Book recommendations:
1. Infinite Jest
2. Ethical Algorithms
If you edit out all the times he says 'You know' the interview will be half as long :-)
I understand that algorithms can help in the performance of justice, the administration and delivery, in terms of accuracy and precision. It's this very increased performance that concerns me. Some law that is ten percent unjust is not so bad, but what if it's enforced with one hundred percent efficiency? Hard to decide on these matters.
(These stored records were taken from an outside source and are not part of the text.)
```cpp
template <int LPL, bool FH, bool WEIGHTED, int MGM, int C8, int SUBV, bool DEEP, bool XCDQ, bool W2 = false>
__device__ __forceinline__ void pass2_item(const PassParams &P, const int ticket)
{
    static_assert(!W2 || (!WEIGHTED && C8 && DEEP && SUBV == 1 && LPL <= 4), "two-valued weights: the compact kernels with deep rings");
    static_assert(!DEEP || (C8 && !WEIGHTED && (W2 || !(FH && MGM == 2))), "the deep rings exist for the compact kernels that publish E");
    static_assert(SUBV == 1 || (LPL == 4 && C8 == 1 && !WEIGHTED && !(FH && MGM == 2)), "volumes share a wave only in the compact unweighted kernels that publish E");
    static_assert(!W2 || C8 == 1, "two-valued weights: one byte per cost");
    constexpr int LANES = 64 / SUBV;
    constexpr int NS = (W2 || (WEIGHTED && !FH)) ? 2 : 1;
    constexpr bool pubE = W2 || (!WEIGHTED && !(FH && MGM == 2));
    constexpr bool TAGS = pubE;
    constexpr bool CFLAG = C8 && FH;
    constexpr bool CHMIN = LPL == 4 && SUBV == 1 && C8 == 1 && !WEIGHTED && !W2 && pubE;
    using PL = Plan<LPL, NS, !pubE, C8, DEEP ? MGM_P2_DEEPD : MGM_P2_MAXD, W2 ? 1 : 0>;
    static_assert(!W2 || PL::NL == 1, "two-valued weights: one loader wave");
    constexpr int LP = PL::LP, NC = PL::NC, NCA = PL::NCA, D = PL::D, IPS = PL::IPS;
    constexpr int LPS = PL::LPS, LPD = PL::LPD, NDMA = PL::NDMA;
    constexpr int LPW = NCA;
    constexpr int RD = PL::rd(D);
    constexpr int RT = PL::RT;
    using NbT = Nb<LPL, NS>;

    extern __shared__ __attribute__((aligned(16))) float smem[];
    float *Tring = smem;
    float *Hring = Tring + NC * RT * NS * LP;
    float *Cring = Hring + RD * NS * LP;
    float *Tm = Cring + PL::cring_floats(RD);
    float *Hm = Tm + NC * RT;
    unsigned *Hprog = reinterpret_cast<unsigned *>(Hm + RD);
    int *s_task = reinterpret_cast<int *>(smem + P2Lds<LPL, FH, WEIGHTED, MGM, C8, DEEP, W2>::task_off);
    unsigned *Cflag = reinterpret_cast<unsigned *>(s_task + 40);
    unsigned *Wring = Cflag + RD * 16;

    const int tid = threadIdx.x, lane = tid & 63;
    const int wave = __builtin_amdgcn_readfirstlane(tid >> 6);
    const int2 tk = P.tasks[ticket];
    const int vp = tk.x, band = tk.y & 0xffff, strip = (tk.y >> 16) & 0xff;
    const bool plain_out = XCDQ && ((tk.y >> 24) & 1) != 0;
    const int pass = vp & (kMaxDirs - 1);
    const int vgrp = (vp / kMaxDirs) * SUBV;
    const PassVolume &V = P.vol[vgrp];
#if MGM_P2_DEV
    unsigned long long *dbg = P.dbg ? P.dbg + (long long)ticket * 16 : nullptr;
    const int xflags = P.xflags;
#else
    constexpr unsigned long long *dbg = nullptr;
    constexpr int xflags = 0;
#endif
    if (dbg && tid == 0) dbg[0] = wall_clock64();
    const PassGeom &g = P.g[pass];
    const int NLn = g.NL, LL = g.LL, L = P.L, form = g.form;
    const float P1 = P.P1, P2 = P.P2;
    const int SL = g.slope;
    const bool strips = TAGS && g.nstrips == 2;
    const bool mirror = strips && strip == 1;
    const long long istep = mirror ? -g.istep : g.istep;
    const long long gbase = mirror ? g.base + (long long)(LL - 1) * g.istep : g.base;
    const int W = !strips ? LL : min(LL, (strip == 0 ? g.split : LL - g.split) + NC - 1);
    const int nsteps = ((W + 1 + SL * (NC - 1)) + 2) / 3 * 3;
    const bool from_global = band > 0;

    constexpr int NSLP = NS * LP;
    const long long hslab = (long long)(vp / kMaxDirs) * P.hand_vstride + g.hand_base;
    float *hand_out = TAGS ? P.hand + (hslab + (long long)band * LL) * NSLP : P.hand + ((long long)(vp * 2 + (band & 1)) * P.LLmax) * NSLP;
    float *handm_out = P.handm + (long long)(vp * 2 + (band & 1)) * P.LLmax;
    const float *hand_in = TAGS ? P.hand + (hslab + (long long)(band > 0 ? band - 1 : 0) * LL) * NSLP
                                : P.hand + ((long long)(vp * 2 + ((band + 1) & 1)) * P.LLmax) * NSLP;
    const float *handm_in = P.handm + (long long)(vp * 2 + ((band + 1) & 1)) * P.LLmax;
    unsigned *prog_out = P.prog + vp * P.maxbands + band;
    const unsigned *prog_in = from_global ? prog_out - 1 : prog_out;

    const unsigned tag_in = P.hand_tag[pass], tag_out = tag_in;

    if (wave >= NC) {
        const int wl = wave - NC;
        const int r0 = wl == 0 ? 0 : NCA;
        unsigned known = 0;
        bool dead = false;
        unsigned long long n_slow = 0, t_slow = 0, n_spin = 0, t_ret = 0, t_bar = 0, t_iss = 0, tl_wait = 0;
        (void)tl_wait;
        (void)n_slow;
        (void)n_spin;

        constexpr int NPIECE = C8 ? NDMA : LPW;
        const float *cptr[NPIECE];
        int ci[NPIECE];
        const long long cstride = C8 ? (istep * L * C8) / 4 : istep * L;
#pragma unroll
        for (int q = 0; q < NPIECE; q++) {
            int r = C8 ? q * LPD + lane / LPS : r0 + q;
            r = r < NC ? r : NC - 1;
            int j = band * NC + r;
            j = j < NLn ? j : NLn - 1;
            if constexpr (C8 && SUBV > 1) {
                constexpr int CPV = LPS / SUBV;
                const int chunk = lane % LPS;
// ... 345 lines not shown
                    }
                } else {
                    const float *src = c_src0 + cslot * LP;
#pragma unroll
                    for (int k = 0; k < LPL; k++) Cv[k] = src[k];
                }
                const bool interior = has_prev && i >= 1 && i <= LL - 2;
                if (prof) {
                    asm volatile("s_waitcnt lgkmcnt(0)" ::: "memory");
                    asm volatile("" : "+v"(Cv[0]), "+v"(X.w[0][0]));
                    ph[0] += clock64() - c0;
                }
                const unsigned long long c1 = prof ? clock64() : 0;
                const NbT &nb_same = SLOPE == 2 ? Z : X;
                const NbT &nb_back = SLOPE == 2 ? Y : Z;
                const NbT &nb_fwd = X;
                if (interior) {
                    if constexpr (W2) {
                        const unsigned wm = (unsigned)__builtin_amdgcn_readfirstlane((int)Wring[cslot * 64 + r]);
                        const bool a0 = (wm >> wb[0]) & 1u, a1 = (wm >> wb[1]) & 1u, a2 = (wm >> wb[2]) & 1u, a3 = (wm >> wb[3]) & 1u;
                        if constexpr (FORM == 0) combine_w2<LPL, MGM>(Cv, nb_i, nb_same, nb_back, nb_fwd, a0, a1, a2, a3, Lv);
                        else combine_w2<LPL, MGM>(Cv, nb_fwd, nb_back, nb_same, nb_i, a0, a1, a2, a3, Lv);
                    } else if constexpr (!WEIGHTED) {
                        if constexpr (pubE) {
                            if constexpr (FORM == 0)
                                combine_unit_E<LPL, MGM, FH>(Cv, nb_i.w[0], nb_same.w[0], nb_back.w[0], nb_fwd.w[0], Lv);
                            else
                                combine_unit_E<LPL, MGM, FH>(Cv, nb_fwd.w[0], nb_back.w[0], nb_same.w[0], nb_i.w[0], Lv);
                        } else {
                            if constexpr (FORM == 0) combine_unit<LPL>(Cv, nb_i, nb_same, nb_back, nb_fwd, MGM, FH, Lv);
                            else combine_unit<LPL>(Cv, nb_fwd, nb_back, nb_same, nb_i, MGM, FH, Lv);
                        }
                    } else {
                        float Dw[4];
#pragma unroll
                        for (int k = 0; k < 4; k++) Dw[k] = V.w8[(long long)g.wplane[k] * P.npix + pix];
                        int rl = 0, rh = 0x7fffffff;
                        if (FH && V.rlo) {
                            rl = (int)V.rlo[pix] - P.dmin;
                            rh = (int)V.rhi[pix] - P.dmin;
                        }
                        if constexpr (!FH) {
                            if constexpr (FORM == 0)
                                combine_whirsch<LPL>(Cv, nb_i, nb_same, nb_back, nb_fwd, Dw, P1, P2, MGM, Lv);
                            else
                                combine_whirsch<LPL>(Cv, nb_fwd, nb_back, nb_same, nb_i, Dw, P1, P2, MGM, Lv);
                        } else {
                            if (MGM == 2 && P.fh2_ragged) {
                                if constexpr (FORM == 0) combine_fh2_ragged<LPL>(Cv, nb_i, nb_same, P1, P2, lane, P.Lreal, rl, rh, Lv);
                                else combine_fh2_ragged<LPL>(Cv, nb_fwd, nb_back, P1, P2, lane, P.Lreal, rl, rh, Lv);
                            } else if constexpr (FORM == 0)
                                combine_wfh<LPL>(Cv, nb_i, nb_same, nb_back, nb_fwd, Dw, P1, P2, MGM, lane, P.Lreal, Lv, rl, rh);
                            else
                                combine_wfh<LPL>(Cv, nb_fwd, nb_back, nb_same, nb_i, Dw, P1, P2, MGM, lane, P.Lreal, Lv, rl, rh);
                        }
                    }
                } else {
#pragma unroll
                    for (int k = 0; k < LPL; k++) Lv[k] = Cv[k];
                }
                if (prof) {
                    asm volatile("" : "+v"(Lv[0]), "+v"(Lv[LPL - 1]));
                    ph[1] += clock64() - c1;
                }
                const unsigned long long c2 = prof ? clock64() : 0;
                if (!(xflags & 1)) {
#ifdef MGM_P2_XFLAG16
                    float *q = Lrb + ((xflags & 16) ? (pix & 255) : pix) * L + (lane % LANES) * LPL;
#else
                    float *q = q_here;
#endif
#pragma unroll
                    for (int k = 0; k < LPL; k++) q[k] = Lv[k];
                }
                float m;
                if constexpr (CHMIN) {
                    m = Lv[0];
#pragma unroll
                    for (int k = 1; k < LPL; k++) m = fminf(m, Lv[k]);
                    m = dpp_min_row_shr1(m, m);
                    m = dpp_min_row_shr2(m, m);
                    m = dpp_min_row_shr4(m, m);
                    if (P.min_k != 0 && (lane & 7) == 7)
                        *reinterpret_cast<float *>((long long)(reinterpret_cast<unsigned long long>(q_here) >> 5) + P.min_k) = m;
                    m = dpp_min_row_shr8(m, m);
                    m = dpp_min_bcast15(m, m);
                    m = dpp_min_bcast31(m, m);
                    m = readlane_f(m, 63);
                } else if constexpr (SUBV == 1) {
                    m = slab_min<LPL>(Lv);
                } else {
                    m = Lv[0];
#pragma unroll
                    for (int k = 1; k < LPL; k++) m = fminf(m, Lv[k]);
                    m = dpp_min_row_shr1(m, m);
                    m = dpp_min_row_shr2(m, m);
                    m = dpp_min_row_shr4(m, m);
                    m = dpp_min_row_shr8(m, m);
                    if constexpr (SUBV == 2) m = dpp_min_bcast15(m, m);
                    m = __shfl(m, lane | (LANES - 1));
                }
                nb_i.m = m;
                if (prof) {
                    float mm = m;
                    asm volatile("" : "+v"(mm));
                    ph[2] += clock64() - c2;
                }
                const unsigned long long c3 = prof ? clock64() : 0;
                if constexpr (W2) {
                    const float P1a = V.p1a, P2a = V.p2a;
                    if constexpr (!FH) {
                        float N[LPL];
                        neighbour_min<LPL>(Lv, N);
                        const float cap = m + P2, capa = m + P2a;
#pragma unroll
                        for (int k = 0; k < LPL; k++) {
                            nb_i.w[0][k] = fminf(fminf(Lv[k], N[k] + P1), cap) - m;
                            nb_i.w[1][k] = fminf(fminf(Lv[k], N[k] + P1a), capa) - m;
                        }
                    } else {
#pragma unroll
                        for (int k = 0; k < LPL; k++) nb_i.w[0][k] = nb_i.w[1][k] = Lv[k];
                        unsigned sw = 0;
                        const unsigned need = ((unsigned)__builtin_amdgcn_readfirstlane((int)Wring[cslot * 64 + r]) >> (8 + 2 * pass)) & 3u;
                        if (need & 1u) fh_minconv<LPL, false, 1>(nb_i.w[0], m, P1, P2, lane, P.Lreal, sw);
                        if (need & 2u) fh_minconv<LPL, false, 1>(nb_i.w[1], m, P1a, P2a, lane, P.Lreal, sw);
#pragma unroll
                        for (int k = 0; k < LPL; k++) {
                            nb_i.w[0][k] -= m;
                            nb_i.w[1][k] -= m;
                        }
                    }
                } else if constexpr (!WEIGHTED) {
                    if constexpr (!FH) {
                        float N[LPL];
                        neighbour_min<LPL>(Lv, N, SUBV > 1 && lane % LANES == 0, SUBV > 1 && lane % LANES == LANES - 1);
                        const float cap = m + P2;
#pragma unroll
                        for (int k = 0; k < LPL; k++) nb_i.w[0][k] = fminf(fminf(Lv[k], N[k] + P1), cap);
                    } else {
#pragma unroll
                        for (int k = 0; k < LPL; k++) nb_i.w[0][k] = Lv[k];
                        unsigned sw = 0;
                        fh_minconv<LPL, false, SUBV>(nb_i.w[0], m, P1, P2, lane, P.Lreal, sw);
                        if (prof) { fh_sweeps += sw; fh_max = sw > fh_max ? sw : fh_max; fh_n++; fh_rep += sw > 2; }
                    }
                    if constexpr (pubE) {
#pragma unroll
                        for (int k = 0; k < LPL; k++) nb_i.w[0][k] = MGM == 2 ? (nb_i.w[0][k] - m) * 0.5f : nb_i.w[0][k] - m;
                    }
                } else {
#pragma unroll
                    for (int k = 0; k < LPL; k++) nb_i.w[0][k] = Lv[k];
                    if constexpr (!FH) neighbour_min<LPL>(Lv, nb_i.w[NS - 1]);
                }
                if (prof) {
                    asm volatile("" : "+v"(nb_i.w[0][0]), "+v"(nb_i.w[0][LPL - 1]));
                    ph[3] += clock64() - c3;
                }
                const unsigned long long c4 = prof ? clock64() : 0;
                if (to_lds) {
                    float *dst = t_dst0 + (i & (RT - 1)) * NSLP;
#pragma unroll
                    for (int q = 0; q < NS; q++)
#pragma unroll
                        for (int k = 0; k < LPL; k++) dst[q * LP + k] = nb_i.w[q][k];
                    if constexpr (!pubE)
                        if (lane == 0) Tm[r * RT + (i & (RT - 1))] = m;
                }
                if (prof) {
                    asm volatile("s_waitcnt lgkmcnt(0)" ::: "memory");
                    ph[4] += clock64() - c4;
                }
                if constexpr (TAGS) {
                    if (to_global) {
#pragma unroll
                        for (int q = 0; q < NS; q++) {
                            float tagged[LPL];
#pragma unroll
                            for (int k = 0; k < LPL; k++)
                                tagged[k] = __builtin_bit_cast(float, (__builtin_bit_cast(unsigned, nb_i.w[q][k]) & 0x7fffffffu) | tag_out);
                            float *hs = hand_out + ((long long)(mirror ? LL - 1 - i : i) * NS + q) * LP;
                            if constexpr (XCDQ) {
                                if (plain_out) store_slab_plain<LPL>(hs, lane, tagged);
                                else store_slab_sc1_wide<LPL>(hs, lane, tagged);
                            } else
                                store_slab_sc1_wide<LPL>(hs, lane, tagged);
                        }
                    }
                } else if (to_global) {
#pragma unroll
                    for (int q = 0; q < NS; q++)
                        store_slab_sc1_wide<LPL>(hand_out + ((long long)i * NS + q) * LP, lane, nb_i.w[q]);
                    if constexpr (!pubE)
                        if (lane == 0) st_sc1_x1(handm_out + i, m);
                    constexpr int SPS = 1 + NS * sc1_store_count<LPL>();
                    constexpr int PUBLAG = (63 / SPS) < MGM_P2_PUBLAG ? (63 / SPS) : MGM_P2_PUBLAG;
                    constexpr int PUBEVERY = MGM_P2_PUBEVERY;
                    if (i == LL - 1) {
                        wait_vmcnt<0>();
                        if (lane == 0) __hip_atomic_store(prog_out, (unsigned)LL, RLX_AGENT);
                    } else if (((i - PUBLAG + 1) % PUBEVERY) == 0 && i - PUBLAG >= 0) {
                        wait_vmcnt<PUBLAG * SPS>();
                        if (lane == 0) __hip_atomic_store(prog_out, (unsigned)(i - PUBLAG + 1), RLX_AGENT);
                    }
                }
            }
        };

        int cslot = 0;
        unsigned long long t_cbar = 0;
        step_barrier((xflags & 8) != 0);
        for (int s = 0; s < nsteps; s += 3) {
            step(s, cslot, wA, wB, wC);
            cslot = cslot + 1 == RD ? 0 : cslot + 1;
            const unsigned long long t0 = (dbg && r == NC / 2) ? wall_clock64() : 0;
            step_barrier((xflags & 8) != 0);
            if (dbg && r == NC / 2) t_cbar += wall_clock64() - t0;
            step(s + 1, cslot, wB, wC, wA);
            cslot = cslot + 1 == RD ? 0 : cslot + 1;
            step_barrier((xflags & 8) != 0);
            step(s + 2, cslot, wC, wA, wB);
            cslot = cslot + 1 == RD ? 0 : cslot + 1;
            step_barrier((xflags & 8) != 0);
        }
        if (dbg && r == NC / 2 && lane == 0) {
            dbg[14] = t_cbar * 3;
// ... 79 lines not shown
```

Do we really want to have, say, nearly perfect lie detectors on all government and medical devices?
At 11:12 Michael Kearns had an opportunity to acknowledge that academics are a group of people in a faulty culture normalized by its being a bubble, and then he used it to say outsiders don’t get it. Ironically this proves his earlier point that people acclimate to normalize their cultural bubbles.
Was it just me or were there a lot of edits?
Are we in the gray area yet?
Lex you get the best minds on the planet... that's why I fks with you... No homo. #FIVESTARS
You know, you know, you know, you know.
Ok I'll take that recommendation. pessimist archive
If this guy is so smart, why does he not realize that tap dancing on the table would be hell to headphone users!
All your podcasts with table-mics are of lower quality. Get them permanently off the table (even when offloc) - or add some sort of filter to prevent the constant thumps some of your guests are causing. I just finished watching your interview with Christof Koch and in ~57mins he must have banged the table 500+ times.
What is useful isn’t the basis for what is Good. There is a ton of behavior that is useful to certain people and isn’t good at all. Utilitarianism
"there's alt-right folks in 4chan" lmao Lex is a channer. :-)
There's also a Russian chan 2ch, which also delivered since 2008. But then %%can't pronounce%% bought it and now it's just a force of trap fap threads
Based on the fact that we can't defined what fairness is, we need ML to determine if an ML algorithm is fair. Oh wait...
Equality isn’t inherently ethical.
Made by Jimbob Nor is inequality. “Equality”, like “liberty” and “fraternity” (or human solidarity in modern, non-sexist terms) are the fundamental values of western enlightenment civilization. You need to give the sense in which inequality is not inherently ethical.... and why would you only pick on equality. Why not say the same about liberty or solidarity? Is the liberty of a slave owner ethical? Of course no
being motivated by power or money or control will produce different behaviors than being motivated by truth, beauty and the good. This man is naive to the motivations of the most powerful, the history of their legacies, and how what is Good can be ignored by those who merely want to win.
Only 10 mins on algo trading? Cmon i could talk 250 days in a row about algo trading
Yang gang :)
God!!! Did anyone count how many times this man said "you know"? Horrible.